Available data:

# RoozbehSanaei/Structure-from-Motion-3D-Reconstruction

Hardware: NVIDIA B200
Metric: KLT feature-tracks/sec (+ RANSAC hyp*pts/sec under 'ransac') (higher is better)
Workload: dtype f64

## Files before the change

structure-from-motion-3d-reconstruction_b200/csrc/klt_lane.cu:

```cuda
#include "common.cuh"

namespace {

constexpr int LR = 5;
constexpr int LN = 2 * LR + 4;
constexpr int LNC = 2 * LR + 3;
constexpr int LIMG = LN * 16;
constexpr int LSTRIDE = 2 * LIMG + 16;
constexpr int LWARPS = 1;

__device__ __forceinline__ double byte_f64(uint32_t w, int k) {
  const uint32_t b = __byte_perm(w, 0, 0x4440 | k);
  double d;
  asm("cvt.rn.f64.u32 %0, %1;" : "=d"(d) : "r"(b));
  return d;
}

__device__ __forceinline__ void row_bytes(const uint4 q, double (&v)[LN]) {
  const uint32_t w[4] = {q.x, q.y, q.z, q.w};
#pragma unroll
  for (int i = 0; i < LN; i++) v[i] = byte_f64(w[i >> 2], i & 3);
}

template <int I0, int I1>
__device__ __forceinline__ void hlerp_row(const unsigned char* rowp, double fx, double (&h)[LNC]) {
  double px[LN];
  row_bytes(*reinterpret_cast<const uint4*>(rowp), px);
#pragma unroll
  for (int i = I0; i < I1; i++) h[i] = __fma_rn(fx, px[i + 1] - px[i], px[i]);
}

template <int ACC, bool MASKED>
__device__ __forceinline__ void walk_row(const unsigned char* tile, int v, double fx, double fy, unsigned cm, unsigned rm,
                                         double (&h1p)[LNC], double (&h0p)[LNC], const double (&sold)[LNC], const double (&smid)[LNC],
                                         double (&snew)[LNC], double (&acc)[ACC][5]) {
  double px[LN];
  row_bytes(*reinterpret_cast<const uint4*>(tile + v * 16), px);
  const unsigned cnew = MASKED ? (((rm >> (v - 1)) & 1u) ? cm : 0u) : 0u;
  const unsigned cpix = MASKED ? (((rm >> (v - 2)) & 1u) ? cm : 0u) : 0u;
#pragma unroll
  for (int i = 0; i < LNC; i++) {
    const double h = __fma_rn(fx, px[i + 1] - px[i], px[i]);
    double sn = __fma_rn(fy, h - h1p[i], h1p[i]);
    if (MASKED) sn = ((cnew >> i) & 1u) ? sn : 0.0;
    snew[i] = sn;
    h1p[i] = h;
  }
  row_bytes(*reinterpret_cast<const uint4*>(tile + LIMG + (v - 1) * 16), px);
#pragma unroll
  for (int i = 1; i <= LNC - 2; i++) {
    const double h = __fma_rn(fx, px[i + 1] - px[i], px[i]);
    double s0 = __fma_rn(fy, h - h0p[i], h0p[i]);
    if (MASKED) s0 = ((cpix >> i) & 1u) ? s0 : 0.0;
    h0p[i] = h;
    const double gx2 = smid[i + 1] - smid[i - 1];
    const double gy2 = snew[i] - sold[i];
    const double e = s0 - smid[i];
    double(&a)[5] = acc[i % ACC];
    a[0] = __fma_rn(gx2, gx2, a[0]);
    a[1] = __fma_rn(gx2, gy2, a[1]);
    a[2] = __fma_rn(gy2, gy2, a[2]);
    a[3] = __fma_rn(gx2, e, a[3]);
    a[4] = __fma_rn(gy2, e, a[4]);
  }
}

template <int ACC, bool MASKED>
__device__ __forceinline__ void window_sums(const unsigned char* tile, double fx, double fy, unsigned cm, unsigned rm, double& a00,
                                            double& a01, double& a11, double& b0, double& b1) {
  double h1p[LNC], h0p[LNC], s0[LNC], s1[LNC], s2[LNC], t[LNC];
  double acc[ACC][5];
#pragma unroll
  for (int j = 0; j < ACC; j++)
#pragma unroll
    for (int q = 0; q < 5; q++) acc[j][q] = 0.0;
  hlerp_row<0, LNC>(tile, fx, h1p);
  hlerp_row<0, LNC>(tile + 16, fx, t);
  const unsigned c0 = MASKED ? ((rm & 1u) ? cm : 0u) : 0u, c1 = MASKED ? ((rm & 2u) ? cm : 0u) : 0u;
#pragma unroll
  for (int i = 0; i < LNC; i++) {
    s0[i] = __fma_rn(fy, t[i] - h1p[i], h1p[i]);
    if (MASKED) s0[i] = ((c0 >> i) & 1u) ? s0[i] : 0.0;
    h1p[i] = t[i];
  }
  hlerp_row<0, LNC>(tile + 32, fx, t);
#pragma unroll
  for (int i = 0; i < LNC; i++) {
    s1[i] = __fma_rn(fy, t[i] - h1p[i], h1p[i]);
    if (MASKED) s1[i] = ((c1 >> i) & 1u) ? s1[i] : 0.0;
    h1p[i] = t[i];
  }
  hlerp_row<1, LNC - 1>(tile + LIMG + 16, fx, h0p);
#pragma unroll 1
  for (int v = 3; v < LN; v += 3) {
    walk_row<ACC, MASKED>(tile, v, fx, fy, cm, rm, h1p, h0p, s0, s1, s2, acc);
    walk_row<ACC, MASKED>(tile, v + 1, fx, fy, cm, rm, h1p, h0p, s1, s2, s0, acc);
    if (v + 2 < LN) walk_row<ACC, MASKED>(tile, v + 2, fx, fy, cm, rm, h1p, h0p, s2, s0, s1, acc);
  }
  a00 = acc[0][0]; a01 = acc[0][1]; a11 = acc[0][2]; b0 = acc[0][3]; b1 = acc[0][4];
#pragma unroll
  for (int j = 1; j < ACC; j++) {
    a00 += acc[j][0]; a01 += acc[j][1]; a11 += acc[j][2]; b0 += acc[j][3]; b1 += acc[j][4];
  }
}

struct StageRegs {
  uint4 lo, hi;
};

template <bool CLAMP>
__device__ __forceinline__ void stage_load(StageRegs& r, const uint8_t* __restrict__ imgA, const uint8_t* __restrict__ imgB, int pitch,
                                           int h, int x0, int y0, int lane) {
  const int img = lane >= LN ? 1 : 0, row = lane - img * LN;
  int y = y0 + row;
  if (CLAMP) y = y < 0 ? 0 : (y > h - 1 ? h - 1 : y);
  const uint8_t* rowp = (img ? imgA : imgB) + (size_t)y * pitch;
  const int xa = x0 & ~15, o = x0 & 15;
  int c0 = xa, c1 = xa + 16;
  if (CLAMP) {
    c0 = c0 < 0 ? 0 : (c0 > pitch - 16 ? pitch - 16 : c0);
    c1 = c1 < 0 ? 0 : (c1 > pitch - 16 ? pitch - 16 : c1);
  }
  r.lo = __ldg(reinterpret_cast<const uint4*>(rowp + c0));
  r.hi = make_uint4(0, 0, 0, 0);
  if (o > 2) r.hi = __ldg(reinterpret_cast<const uint4*>(rowp + c1));
}

__device__ __forceinline__ void stage_store(const StageRegs& r, unsigned char* tile_s, int x0, int lane) {
  const int img = lane >= LN ? 1 : 0, row = lane - img * LN;
  const int o = x0 & 15, q = o >> 2, sh = (o & 3) * 8;
  uint32_t W[8] = {r.lo.x, r.lo.y, r.lo.z, r.lo.w, r.hi.x, r.hi.y, r.hi.z, r.hi.w};
  if (q & 2) { W[0] = W[2]; W[1] = W[3]; W[2] = W[4]; W[3] = W[5]; W[4] = W[6]; W[5] = W[7]; }
  if (q & 1) { W[0] = W[1]; W[1] = W[2]; W[2] = W[3]; W[3] = W[4]; W[4] = W[5]; }
  uint4 out;
  out.x = __funnelshift_r(W[0], W[1], sh);
  out.y = __funnelshift_r(W[1], W[2], sh);
  out.z = __funnelshift_r(W[2], W[3], sh);
  out.w = __funnelshift_r(W[3], W[4], sh);
  *reinterpret_cast<uint4*>(tile_s + img * LIMG + row * 16) = out;
}
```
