# fixstars/cuda-bundle-adjustment

Measured on NVIDIA H100. Metric: LM edges/sec (10 iters), higher is better.
Workload: dtype f64

## Files before the change

### cuda-bundle-adjustment_b200/binding.py

```python
import ctypes as C
import os

import numpy as np

HERE = os.path.dirname(os.path.abspath(__file__))
ROBUST_NONE, ROBUST_HUBER, ROBUST_TUKEY = 0, 1, 2
EDGE_MONOCULAR, EDGE_STEREO = 0, 1
PROFILE_ITEMS = ("0: Initialize Optimizer", "1: Build Structure", "2: Compute Error", "3: Build System",
                 "4: Schur Complement", "5: Symbolic Decomposition", "6: Numerical Decomposition", "7: Update Solution")


PCG_INFO_LEN = 16
PCG_INFO_FIELDS = ("kernel", "two_level", "aggs_per_cta", "G", "gs", "A", "maxRows", "capBlocks", "zhInSmem", "coarse_kernel",
                   "cinfo", "status", "iters", "coarse_rebuilds", "bj_retries", "bad_rebuilds")
PCG_KERNELS = ("none", "k_pcg", "k_pcg2", "k_pcg3", "k_pcg4", "k_pcg5", "k_pcg5_big", "k_pcg5t")
COARSE_KERNELS = ("none", "k_coarse_invert", "cluster2<8>", "cluster2<16>", "k_coarse_dense", "k_coarse_chol_cluster")


class CubaError(RuntimeError):
    pass


def library_path():
    return os.path.join(HERE, "libcuba_b200.so")


class _Config(C.Structure):
    _fields_ = [("device", C.c_int), ("use_fp32", C.c_int), ("pcg_max_iters", C.c_int), ("pcg_tol", C.c_double),
                ("deterministic", C.c_int), ("reserved", C.c_int * 7)]


class _Problem(C.Structure):
    _fields_ = [("Pall", C.c_int32), ("numP", C.c_int32), ("Lall", C.c_int32), ("numL", C.c_int32),
                ("q", C.c_void_p), ("t", C.c_void_p), ("cam", C.c_void_p), ("Xw", C.c_void_p),
                ("E2", C.c_int32), ("idx2", C.c_void_p), ("meas2", C.c_void_p), ("omega2", C.c_void_p),
                ("E3", C.c_int32), ("idx3", C.c_void_p), ("meas3", C.c_void_p), ("omega3", C.c_void_p)]


class _IterStat(C.Structure):
    _fields_ = [("iteration", C.c_int32), ("trials", C.c_int32), ("chi2", C.c_double), ("lambda_", C.c_double),
                ("pcg_iters", C.c_int32), ("pcg_failed", C.c_int32)]


class _Sizes(C.Structure):
    _fields_ = [(n, C.c_int32) for n in ("Pall", "numP", "Lall", "numL", "E2", "E3", "nhpl", "nblk", "nmul", "nblk_full")]


_lib = None

_SYMBOLS = [
    "cuba_last_error", "cuba_version", "cuba_engine_create", "cuba_engine_destroy", "cuba_engine_set_robust_kernel",
    "cuba_comm_unique_id", "cuba_engine_set_comm", "cuba_engine_set_problem", "cuba_engine_set_structure_reuse", "cuba_engine_get_structure_reuses", "cuba_engine_set_state", "cuba_engine_get_sizes", "cuba_engine_reset_state", "cuba_engine_get_stream", "cuba_engine_flush_l2",
    "cuba_engine_optimize", "cuba_engine_get_state", "cuba_engine_get_chi2", "cuba_engine_get_profile",
    "cuba_engine_get_launch_count", "cuba_get_transfer_bytes", "cuba_stage_linearize", "cuba_stage_max_diagonal", "cuba_stage_solve", "cuba_stage_update",
    "cuba_stage_commit", "cuba_stage_chi2", "cuba_debug_get_hpl_structure", "cuba_debug_get_hsc_structure",
    "cuba_debug_get_system", "cuba_debug_get_schur", "cuba_debug_get_delta", "cuba_debug_get_pcg_info", "cuba_debug_get_coarse", "cuba_debug_build_structure_host", "cuba_debug_pcg_partition", "cuba_debug_pcg5_plan", "cuba_debug_pcg5_plan_apc", "cuba_debug_dropin_problem", "cuba_bench_stage",
]


def exported_symbols():
    return list(_SYMBOLS)


def load_library():
    global _lib
    if _lib is not None:
        return _lib
    path = library_path()
    if not os.path.exists(path):
        raise CubaError("%s not built: run `python -c 'import __graft_entry__ as g; g.build()'` (no CPU fallback exists)" % path)
    L = C.CDLL(path)
    L.cuba_last_error.restype = C.c_char_p
    vp, i, d = C.c_void_p, C.c_int, C.c_double
    sig = {
        "cuba_engine_create": [C.POINTER(_Config), C.POINTER(vp)],
        "cuba_engine_destroy": [vp],
        "cuba_engine_set_robust_kernel": [vp, i, i, d],
        "cuba_comm_unique_id": [vp],
        "cuba_engine_set_comm": [vp, i, i, vp],
        "cuba_engine_set_problem": [vp, C.POINTER(_Problem)],
        "cuba_engine_set_structure_reuse": [vp, i],
        "cuba_engine_get_structure_reuses": [vp, C.POINTER(C.c_longlong)],
        "cuba_engine_set_state": [vp, vp, vp, vp],
        "cuba_engine_get_sizes": [vp, C.POINTER(_Sizes)],
        "cuba_engine_reset_state": [vp],
        "cuba_engine_get_stream": [vp, C.POINTER(vp)],
        "cuba_engine_flush_l2": [vp],
        "cuba_engine_optimize": [vp, i, vp, C.POINTER(i)],
        "cuba_engine_get_state": [vp, vp, vp, vp],
        "cuba_engine_get_chi2": [vp, vp],
        "cuba_engine_get_profile": [vp, vp],
        "cuba_engine_get_launch_count": [vp, C.POINTER(C.c_longlong)],
        "cuba_get_transfer_bytes": [C.POINTER(C.c_longlong), C.POINTER(C.c_longlong)],
        "cuba_stage_linearize": [vp, C.POINTER(d)],
        "cuba_stage_max_diagonal": [vp, C.POINTER(d)],
        "cuba_stage_solve": [vp, d, C.POINTER(i), C.POINTER(i)],
        "cuba_stage_update": [vp, d, C.POINTER(d), C.POINTER(d)],
        "cuba_stage_commit": [vp, i],
        "cuba_stage_chi2": [vp, C.POINTER(d)],
        "cuba_debug_get_hpl_structure": [vp, vp, vp, vp],
        "cuba_debug_get_hsc_structure": [vp, vp, vp],
        "cuba_debug_get_system": [vp, vp, vp, vp, vp, vp],
        "cuba_debug_get_schur": [vp, vp, vp, vp],
        "cuba_debug_get_delta": [vp, vp, vp],
        "cuba_debug_get_pcg_info": [vp, vp, C.POINTER(d)],
        "cuba_debug_get_coarse": [vp, vp, vp, vp],
        "cuba_debug_build_structure_host": [C.POINTER(_Problem), i, i, C.POINTER(_Sizes), vp, vp, vp, vp, vp, vp, vp, vp],
        "cuba_debug_pcg_partition": [C.POINTER(_Problem), i, i, vp],
        "cuba_debug_pcg5_plan": [C.POINTER(_Problem), i, i, i, vp],
        "cuba_debug_pcg5_plan_apc": [C.POINTER(_Problem), i, i, i, i, vp, C.POINTER(C.c_uint64)],
        "cuba_debug_dropin_problem": [vp, C.POINTER(_Problem)],
        "cuba_bench_stage": [vp, i, i, i, d, C.POINTER(d)],
    }
    for name, args in sig.items():
        fn = getattr(L, name)
        fn.argtypes = args
        fn.restype = C.c_int
    _lib = L
    return L


def _check(rc):
    if rc != 0:
        raise CubaError("cuba error %d: %s" % (rc, load_library().cuba_last_error().decode()))


def _p(a):
    return None if a is None else a.ctypes.data_as(C.c_void_p)


def _problem_struct(prob):
    keep = [np.ascontiguousarray(prob.q, dtype=np.float64), np.ascontiguousarray(prob.t, dtype=np.float64),
            np.ascontiguousarray(prob.cam, dtype=np.float64), np.ascontiguousarray(prob.Xw, dtype=np.float64),
            np.ascontiguousarray(prob.idx2, dtype=np.int32), np.ascontiguousarray(prob.meas2, dtype=np.float64),
            np.ascontiguousarray(prob.omega2, dtype=np.float64), np.ascontiguousarray(prob.idx3, dtype=np.int32),
            np.ascontiguousarray(prob.meas3, dtype=np.float64), np.ascontiguousarray(prob.omega3, dtype=np.float64)]
    P = _Problem(prob.Pall, prob.numP, prob.Lall, prob.numL, _p(keep[0]), _p(keep[1]), _p(keep[2]), _p(keep[3]),
                 prob.E2, _p(keep[4]), _p(keep[5]), _p(keep[6]), prob.E3, _p(keep[7]), _p(keep[8]), _p(keep[9]))
    return P, keep


def transfer_bytes():
    a, b = C.c_longlong(0), C.c_longlong(0)
    _check(load_library().cuba_get_transfer_bytes(C.byref(a), C.byref(b)))
    return a.value, b.value
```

What is being asked: In the records above, find each line that holds the word "Metric"; copy all such lines.

Solution to this task:
Metric: KLT feature-tracks/sec (+ RANSAC hyp*pts/sec under 'ransac') (higher is better)
Measured on NVIDIA H100. Metric: LM edges/sec (10 iters), higher is better.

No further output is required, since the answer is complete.